National Health Commission (NHC) Key Laboratory of Carcinogenesis, Department of Neurosurgery, Xiangya Hospital, Central South University, Changsha, Hunan, China.
National Clinical Research Center for Geriatric Disorders, Xiangya Hospital, Central South University, Changsha, Hunan, China.
Front Immunol. 2023 Dec 15;14:1294459. doi: 10.3389/fimmu.2023.1294459. eCollection 2023.
Disulfidptosis, a newly defined type of programmed cell death, has emerged as a significant regulatory process in the development and advancement of malignant tumors, such as lower-grade glioma (LGG).
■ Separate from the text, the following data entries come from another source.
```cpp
struct mfas_population {
    mfas_hyper hp;
    Tuning tune;
    int K = 0, device = 0, n_cus = 0;
    int chunk_cols_req = 0;
    hipStream_t stream = nullptr;
    LayoutPlan plan;
    float* plane = nullptr;
    float* wt = nullptr;
    float* stepbuf = nullptr;
    float* best = nullptr;
    CandDev* d_cands = nullptr;
    SegDesc* d_descs = nullptr;
    struct GroupDev { SegDesc* d_descs = nullptr; TapDesc* d_taps = nullptr; };
    std::vector<GroupDev> groups;
    DevStats* d_stats = nullptr;
    int32_t* d_status = nullptr;
    uint32_t* d_seeds = nullptr;
    long long* d_corr = nullptr;
    float* d_posw = nullptr;
    int stats_cap = 0;
    bool profiling = false;
    int prof_every = 16;
    std::vector<hipEvent_t> ev;
    int64_t prof_launches = 0;
    double prof_ms = 0.0, bytes_per_launch = 0.0, prof_bytes = 0.0;
    double best_threshold = 0.0;
    struct Progress {
        std::vector<int64_t> done, nb;
        std::vector<double> best_metric;
        std::vector<int32_t> keeps_best;
        void reset(int K, double threshold) { done.assign(K, 0); nb.assign(K, 0); best_metric.assign(K, threshold); keeps_best.assign(K, 0); }
    } prog;
    float* d_move = nullptr;
    int64_t move_cap = 0;
    uint32_t* d_red_cnt = nullptr;
    char* d_gather = nullptr;
    size_t gather_cap = 0;
    uint32_t* d_cellflag = nullptr;
    float* d_xch = nullptr;
    SegDesc* d_pdescs = nullptr;
    int fell_back = 0;
    uint32_t* d_sync = nullptr;
    int32_t* d_need = nullptr;
    int32_t* d_role = nullptr;
    float* d_scal = nullptr;
    size_t scal_cap = 0;
    unsigned long long* d_trace = nullptr;
};

namespace {
struct Roctx {
    int (*push)(const char*) = nullptr;
    int (*pop)() = nullptr;
    Roctx() {
        if (getenv("MFAS_NO_ROCTX")) return;
        void* h = dlopen("librocprofiler-sdk-roctx.so", RTLD_LAZY | RTLD_LOCAL);
        if (!h) h = dlopen("librocprofiler-sdk-roctx.so.1", RTLD_LAZY | RTLD_LOCAL);
        if (!h) h = dlopen("libroctx64.so", RTLD_LAZY | RTLD_LOCAL);
        if (!h) return;
        push = reinterpret_cast<int (*)(const char*)>(dlsym(h, "roctxRangePushA"));
        pop = reinterpret_cast<int (*)()>(dlsym(h, "roctxRangePop"));
        if (!push || !pop) { push = nullptr; pop = nullptr; }
    }
};
Roctx& roctx() { static Roctx r; return r; }
struct RangeGuard {
// ... 460 lines not shown
```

Nevertheless, the precise biological mechanisms behind disulfidptosis in LGG are yet to be revealed, considering the limited research conducted in this field.
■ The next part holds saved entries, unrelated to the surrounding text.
template <int NT, int MINB>
__global__ void __launch_bounds__(NT, MINB) bgv_enc_ntt_pair_kernel(const u32 *coeffs, u64 *pt, const Twiddle *__restrict__ tw, u32 t,
                                                                     const __grid_constant__ LimbTable lt, u32 L) {
    extern __shared__ __align__(1024) unsigned char smem_raw[];
    u64 *buf = reinterpret_cast<u64 *>(smem_raw);
    constexpr size_t N = (size_t)1 << NTT_PAIR_LOGN;
    DevCta<NT> cta;
    const size_t w = blockIdx.x / 2;
    const int h = (int)(blockIdx.x & 1);
    const u32 l = (u32)(w % L);
    const LimbParams &p = lt.lp[l];
    const uint2 *x = reinterpret_cast<const uint2 *>(coeffs + (w / L) * N);
    auto src = [&](int c) {
        const uint2 v = x[c];
        U64x2 r;
        r.x = bgv_lift(v.x, t, p);
        r.y = bgv_lift(v.y, t, p);
        return r;
    };
    ntt_fwd_half_load_src<NT>(cta, buf, src, tw + (size_t)l * N, p, h);
    ntt_fwd_half_finish<NT>(cta, buf, pt + w * N, tw + (size_t)l * N, p, h);
}

template <int LOGN, int NT>
__global__ void __launch_bounds__(NT, 1) bgv_dec_kernel(u64 *work, u64 *slots, const __grid_constant__ BgvTables T, const __grid_constant__ LimbTable lt,
                                                         const __grid_constant__ BgvConsts K, u32 L) {
    extern __shared__ __align__(1024) unsigned char smem_raw[];
    constexpr size_t N = (size_t)1 << LOGN;
    DevCta<NT> cta;
    const size_t v = blockIdx.x;
    bgv_dec_body<LOGN, NT>(cta, reinterpret_cast<u32 *>(smem_raw), work + v * L * N, slots + v * N, T, lt.lp, K, L);
}

#endif
__device__ __forceinline__ void bulk_prefetch_l2(const void *p, u32 bytes) {
    asm volatile("cp.async.bulk.prefetch.L2.global [%0], %1;" ::"l"(p), "r"(bytes) : "memory");
}

#if DPFHE_PART_MAIN

template <int LOGN, int MODE>
__device__ __forceinline__ void prefetch_inputs(const KsArgs &A, size_t nc, size_t off, u32 bytes) {
    constexpr size_t N = (size_t)1 << LOGN;
    const size_t P = (size_t)A.L * N;
    if (MODE == KS_PLAIN) {
        bulk_prefetch_l2(A.a + nc * P + off, bytes);
    } else {
        bulk_prefetch_l2(A.a + nc * 2 * P + off, bytes);
        bulk_prefetch_l2(A.a + nc * 2 * P + P + off, bytes);
        if (MODE == KS_MUL_RELIN) {
            bulk_prefetch_l2(A.b + nc * 2 * P + off, bytes);
            bulk_prefetch_l2(A.b + nc * 2 * P + P + off, bytes);
        }
    }
}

We obtained LGG data from the TCGA and CGGA databases and performed comprehensive weighted co-expression network analysis, single-sample gene set enrichment analysis, and transcriptome differential expression analyses. We discovered nine genes associated with disulfidptosis by employing machine learning methods like Cox regression, LASSO regression, and SVM-RFE. These were later used to build a predictive model for patients with LGG. To confirm the expression level, functional role, and impact on disulfidptosis of ABI3, the pivotal gene of the model, validation experiments were carried out .
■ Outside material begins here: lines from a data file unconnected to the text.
PruneWs MatchCall::carve_prune_ws(char* base) const {
    Carve carve{0, base};
    PruneWs w{};
    const size_t n_pairs = (size_t) n_rb * n_leaves;
    w.LBsq = carve.take<float>(n_pairs * 4);
    w.done = carve.take<uint8_t>(n_pairs);
    w.sched = carve.take<uint8_t>(n_pairs);
    w.touched = carve.take<uint8_t>(n_pairs);
    w.mask = carve.take<unsigned>((size_t) n_rb * n_cc * 4);
    w.mask_acc = carve.take<unsigned>((size_t) n_rb * n_cc * 4);
    w.u_rb = carve.take<float>((size_t) n_rb * 4);
    w.u_rt = carve.take<float>((size_t) n_rb * (BLOCK_ROWS / TILE) * 4);
    w.u_leaf = carve.take<unsigned>((size_t) MAXLEAF * 4);
    w.stats = carve.take<MaskStats>(sizeof(MaskStats));
    w.lb_part = carve.take<uint2>((size_t) n_rb * sizeof(uint2));
    w.leaf_first = carve.take<int>((size_t) MAXLEAF * 4);
    w.leaf_last = carve.take<int>((size_t) MAXLEAF * 4);
    w.mask_chk = carve.take<unsigned>(mo.self_check ? (size_t) 2 * n_rb * n_cc * 4 + 256 : 0);
    w.u_stage = carve.take<unsigned>((size_t) n_stage_total * 4);
    w.u_ct = carve.take<unsigned>((size_t) tb * 4);
    w.comp_r = carve.take<uint8_t>((size_t) n_rb * n_groups);
    w.comp_c = carve.take<uint8_t>((size_t) n_leaves * n_rg);
    w.smaxB = carve.take<float>((size_t) KCL * n_stage_total * 4);
    w.coarse_cnt = carve.take<unsigned long long>(32);
    w.u_row = carve.take<float>((size_t) ma_pad * 4);
    w.u_colv = carve.take<float>((size_t) mb_pad * 4);
    w.stage_shell = carve.take<float2>((size_t) KCL * n_stage_total * 8);
    w.rb_shell = carve.take<float2>((size_t) n_rb * 8);
    w.cperm = carve.take<int>((size_t) (n_leaves + TILE) * 4);
    w.cnrm = carve.take<float>((size_t) KCL * (n_leaves + TILE) * 4);
    w.cop = carve.take<f16x8>((size_t) KCL * ((n_leaves + TILE) / TILE) * 7 * 64 * sizeof(f16x8));
    w.clear_begin = (char*) w.done; w.clear_end = (char*) w.comp_r;
    w.bytes = carve.off;
    return w;
}
int MatchCall::prepare_prune_ws() {
    hipStream_t s3 = ctx->stream;
    if (f16) LGR_TRY(lgr_ctx_stream3(ctx, &s3));
    sB.start(ctx, s3, ctx->ev3, s3 != ctx->stream);
    n_cc = cdiv(mb_pad, CHUNK_COLS);
    n_cpad = pad_to(n_leaves, TILE);
    cset_stride = (size_t) (n_cpad / TILE) * NF * 64;
    if (!prune) return LGR_OK;
    char* pb;
    LGR_TRY(lgr_ws_t(ctx, WS_MATCH_PRUNE, carve_prune_ws(nullptr).bytes, &pb));
    W = carve_prune_ws(pb);
    LGR_TRY(sB.fork(ctx->ev[31]));
    LGR_HIP(ctx, hipMemsetAsync(W.clear_begin, 0, W.clear_end - W.clear_begin, sB.s));
    if (f16) {
        centre_perm_kernel<<<cdiv(n_cpad, 256), 256, 0, sB.s>>>(n_leaves, n_cpad, W.cperm);
        launch_pack16(os.rot, sB.s, cen2, W.cperm, n_cpad, 1, cen, nullptr, os.sc, W.cop, W.cnrm, nullptr);
    }
    if (sB.live) LGR_HIP(ctx, hipEventRecord(ctx->ev[27], sB.s));
    return LGR_OK;
}

int MatchCall::pack_operands() {
    if (!f16) {
        pack_kernel<<<cdiv(ma_pad, 256), 256, 0, ctx->stream>>>(d_a, A.perm, ma_pad, 0, cen, A.blkcl, (float*) Aop, nAp, d_max + 2);
        pack_kernel<<<dim3(cdiv(mb_pad, 256), KCL), 256, 0, ctx->stream>>>(d_b, B.perm, mb_pad, 1, cen, nullptr, (float*) Bop, nBp, d_max + 2);
        unsigned* h_ovf;
        LGR_TRY(lgr_pinned(ctx, 64, (void**) &h_ovf));
        LGR_HIP(ctx, hipMemcpyAsync(h_ovf, d_max + 2, 4, hipMemcpyDeviceToHost, ctx->stream));
        LGR_HIP(ctx, hipStreamSynchronize(ctx->stream));
        force_dense = h_ovf[0] != 0u;
    } else {
        launch_pack16(os.rot, ctx->stream, d_a, A.perm, ma_pad, 0, cen, A.blkcl, os.sc, Aop, nAp, shellA);
        LGR_TRY(sB.fork(ctx->ev3));
        launch_pack16(os.rot, sB.s, d_b, B.perm, mb_pad, 1, cen, nullptr, os.sc, Bop, nBp, shellB);
    }
    group_max_kernel<<<dim3(n_groups, KCL), 256, 0, sB.s>>>(nBp, mb_pad, 0, group_start, gmaxB);
    group_max_kernel<<<dim3(n_rg, 1), 256, 0, ctx->stream>>>(nAp, ma_pad, rg_rows, nullptr, gmaxA);
    return LGR_OK;
}

int MatchCall::alloc_tables() {
    const size_t tab_floats = (size_t) n_groups * ma_pad + (both ? (size_t) n_rg * mb_pad : 0);
    LGR_TRY(lgr_ws_t(ctx, WS_MATCH_BEST_A, tab_floats + 2 * ((size_t) ma + mb) + 64, &rowmin));
    if (both) colmin = rowmin + (size_t) n_groups * ma_pad;
    bestA = (unsigned long long*) (rowmin + tab_floats + (tab_floats & 1));
    bestB = bestA + ma;
    fill_u64<<<cdiv(ma + mb, 256), 256, 0, sB.s>>>(bestA, ma + mb, ~0ull);
    if (!prune) LGR_HIP(ctx, hipMemsetD32Async((hipDeviceptr_t) rowmin, 0x7f800000, tab_floats, ctx->stream));
    else if (mo.poison_tables) LGR_HIP(ctx, hipMemsetD32Async((hipDeviceptr_t) rowmin, 0, tab_floats, ctx->stream));
    item_rb = both ? std::min(rg_rows / BLOCK_ROWS, 16) : 4;
    n_ir = cdiv(n_rb, item_rb); ccx = cdiv(n_cc, 8); n_flags = 8 * ccx * n_ir;
    int* ibuf;
    LGR_TRY(lgr_ws_t(ctx, WS_MATCH_ITEMS2, (size_t) 4 * n_flags + 128, &ibuf));
    iflags = ibuf; ipos = ibuf + n_flags;
    ilist = (int2*) (ibuf + 2 * (size_t) n_flags);
    xcd_start = ibuf + 4 * (size_t) n_flags;
    xcd_ctr = xcd_start + 16;
    mfma_grid = 8 * (LGR_MM_OCC / 2) * std::max(1, ctx->n_cu / 8);
    kept_cap = mo.kept_cap > 0 ? (unsigned) mo.kept_cap : (16u << 20);
    if (f16 && os.rot && prune && mo.coarse_rejection != 0 && mo.split_sweep != 0) {
        char* kb;
        LGR_TRY(lgr_ws_t(ctx, WS_MATCH_KEPT, (size_t) kept_cap * sizeof(uint2) + (size_t) mb_pad * 2 + 512, &kb));
        kept = (uint2*) kb;
        kept_count = (unsigned long long*) (kb + (size_t) kept_cap * sizeof(uint2));
        ucol16 = (unsigned short*) (kb + (size_t) kept_cap * sizeof(uint2) + 256);
    }
    st.stages_all = (double) n_rb * n_stage_total;
    return LGR_OK;
}

template <bool BOTH, int FMT, bool CO>
static void launch_match_mfma_as(const MatchCall& c, const unsigned* mask, const int* xs, const CoarseArgs& ca) {
    typedef typename OpFmt<FMT>::frag frag;
    match_mfma<BOTH, FMT, CO><<<c.mfma_grid, NTHR, 0, c.ctx->stream>>>((const frag*) c.Aop, (const frag*) c.Bop, c.bset_stride, c.os.c_scale, c.os.out_scale, c.A.blkcl, c.nAp,
                                                                       c.ma_pad, c.mb_pad, c.rg_rows, c.tile_group, mask, c.rowmin, c.colmin, c.n_cc, c.item_rb, c.ilist, xs, c.xcd_ctr, ca);
}
template <int FMT, bool CO>
static void launch_match_mfma_fmt(const MatchCall& c, const unsigned* mask, const int* xs, const CoarseArgs& ca) {
    if (c.both) launch_match_mfma_as<true, FMT, CO>(c, mask, xs, ca);
    else launch_match_mfma_as<false, FMT, CO>(c, mask, xs, ca);
}
static void launch_match_mfma(const MatchCall& c, bool co, const unsigned* mask, const int* xs, const CoarseArgs& ca) {
    if (!c.f16) launch_match_mfma_fmt<FMT_F32, false>(c, mask, xs, ca);
    else if (!c.os.rot) launch_match_mfma_fmt<FMT_F16, false>(c, mask, xs, ca);
    else if (co) launch_match_mfma_fmt<FMT_F16R, true>(c, mask, xs, ca);
    else launch_match_mfma_fmt<FMT_F16R, false>(c, mask, xs, ca);
}

int MatchCall::init_touched_tables() {
    LGR_HIP(ctx, hipMemsetAsync(W.touched, 0, (size_t) n_rb * n_leaves, ctx->stream));
    touched_kernel<<<4 * std::max(1, ctx->n_cu), 256, 0, ctx->stream>>>(kept, kept_count, kept_cap, xcd_start + 48, W.sched, tile_leaf, n_leaves, (size_t) n_rb * n_leaves, W.touched);
    init_tables_sparse_kernel<<<cdiv((long long) n_rb * n_leaves, 256), 256, 0, ctx->stream>>>(W.touched, W.done, n_rb, n_leaves, leaf_g0, group_start, rg_rows / BLOCK_ROWS, rowmin,
                                                                                               (size_t) ma_pad, colmin, (size_t) mb_pad);
    return LGR_OK;
}

int MatchCall::launch_mfma(const unsigned* mask, const CoarseArgs& ca, bool allow_split) {
    items_flag_kernel<<<cdiv(n_flags, 256), 256, 0, ctx->stream>>>(mask, n_rb, n_cc, item_rb, n_ir, ccx, iflags);
    size_t sb = 0;
    LGR_HIP(ctx, rocprim::exclusive_scan(nullptr, sb, iflags, ipos, 0, (size_t) n_flags, rocprim::plus<int>(), ctx->stream));
    void* stmp;
    LGR_TRY(lgr_ws(ctx, WS_GRID_TMP, sb, &stmp));
    LGR_HIP(ctx, rocprim::exclusive_scan(stmp, sb, iflags, ipos, 0, (size_t) n_flags, rocprim::plus<int>(), ctx->stream));
    items_emit_kernel<<<cdiv(n_flags, 256), 256, 0, ctx->stream>>>(iflags, ipos, item_rb, n_ir, ccx, ilist, xcd_start);
    LGR_HIP(ctx, hipMemsetAsync(xcd_ctr, 0, 32, ctx->stream));
    LGR_CHECK(ctx, ctx->mfma_timed < 8, LGR_ERR_INVALID_ARG);
    LGR_TRY(sB.join());
    (void) hipEventRecord(ctx->ev[9 + 2 * ctx->mfma_timed], ctx->stream);
    if (f16 && os.rot && ca.u_rb && kept && allow_split) {
        split_used = true;
        LGR_HIP(ctx, hipMemsetAsync(kept_count, 0, 8, ctx->stream));
        if (ca.u_colv) ucol_pack_kernel<<<cdiv(mb_pad, 256), 256, 0, ctx->stream>>>(ca.u_colv, mb_pad, os.c_scale, ucol16);
        int* xs_sweep = xcd_start + 32;
        int* xs_plain = xcd_start + 48;
        pass_select_kernel<<<1, 16, 0, ctx->stream>>>(mo.coarse_rejection == 2 ? nullptr : cur_pass_stages, 0.5 * st.stages_all, xcd_start, xs_sweep, xs_plain);
        const int sweep_grid = 8 * (SW_OCC / 2) * std::max(1, ctx->n_cu / 8);
        match_sweep<<<sweep_grid, NTHR, 0, ctx->stream>>>((const f16x8*) Aop, (const f16x8*) Bop, bset_stride, os.c_scale, A.blkcl, ma_pad, mb_pad, rg_rows, mask, n_cc,
                                                          item_rb, ilist, xs_sweep, xcd_ctr, ca, ca.u_colv ? ucol16 : nullptr, kept, kept_count, kept_cap);
        if (defer_init) LGR_TRY(init_touched_tables());
        const int tiles_grid = 8 * std::max(1, ctx->n_cu);
        if (both) match_tiles<true><<<tiles_grid, 64 * TL_WAVES, 0, ctx->stream>>>((const f16x8*) Aop, (const f16x8*) Bop, bset_stride, os.out_scale, A.blkcl, ma_pad, mb_pad,
                                                                                   rg_rows, tile_group, rowmin, colmin, kept, kept_count, kept_cap);
        else match_tiles<false><<<tiles_grid, 64 * TL_WAVES, 0, ctx->stream>>>((const f16x8*) Aop, (const f16x8*) Bop, bset_stride, os.out_scale, A.blkcl, ma_pad, mb_pad,
                                                                               rg_rows, tile_group, rowmin, colmin, kept, kept_count, kept_cap);
        launch_match_mfma(*this, false, mask, xs_plain, CoarseArgs{});
    } else {
        launch_match_mfma(*this, ca.u_rb != nullptr, mask, xcd_start, ca);
    }
    (void) hipEventRecord(ctx->ev[10 + 2 * ctx->mfma_timed], ctx->stream);
    ctx->mfma_timed += 1;
    LGR_HIP(ctx, hipGetLastError());
#ifdef EXP_PROF
    LGR_TRY(match_prof_report(ctx, xcd_start));
#endif
    return LGR_OK;
}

The developed prognostic model successfully categorized LGG patients into two distinct risk groups: high and low. There was a noticeable difference in the time the groups survived, which was statistically significant. The model's predictive accuracy was substantiated through two independent external validation cohorts. Additional evaluations of the immune microenvironment and the potential for immunotherapy indicated that this risk classification could function as a practical roadmap for LGG treatment using immune-based therapies. Cellular experiments demonstrated that suppressing the crucial ABI3 gene in the predictive model significantly reduced the migratory and invasive abilities of both SHG44 and U251 cell lines while also triggering cytoskeletal retraction and increased cell pseudopodia.
The research suggests that the prognostic pattern relying on genes linked to disulfidptosis can provide valuable insights into the clinical outcomes, tumor characteristics, and immune alterations in patients with LGG. This could pave the way for early interventions and suggests that ABI3 might be a potential therapeutic target for disulfidptosis.
细胞程序性坏死是一种新定义的细胞死亡类型,在低级别胶质瘤(LGG)等恶性肿瘤的发展和进展中,它已成为一种重要的调控过程。然而,由于该领域的研究有限,LGG 中细胞程序性坏死的确切生物学机制仍有待揭示。
我们从 TCGA 和 CGGA 数据库中获取 LGG 数据,并进行了综合加权共表达网络分析、单样本基因集富集分析和转录组差异表达分析。我们使用 Cox 回归、LASSO 回归和 SVM-RFE 等机器学习方法发现了 9 个与细胞程序性坏死相关的基因,并构建了预测 LGG 患者的模型。为了验证模型中关键基因 ABI3 的表达水平、功能作用和对细胞程序性坏死的影响,我们进行了验证实验。
所开发的预后模型成功地将 LGG 患者分为高风险和低风险两个不同的风险组。两组的生存时间存在明显差异,且具有统计学意义。该模型通过两个独立的外部验证队列得到了验证。对免疫微环境和免疫治疗潜力的进一步评估表明,这种风险分类可以作为 LGG 免疫治疗的实用治疗方案。细胞实验表明,在预测模型中抑制关键基因 ABI3 可显著降低 SHG44 和 U251 细胞系的迁移和侵袭能力,同时触发细胞骨架收缩和增加细胞伪足。
该研究表明,基于与细胞程序性坏死相关基因的预后模式可为 LGG 患者的临床结局、肿瘤特征和免疫改变提供有价值的见解。这可能为早期干预提供依据,并提示 ABI3 可能是细胞程序性坏死的潜在治疗靶点。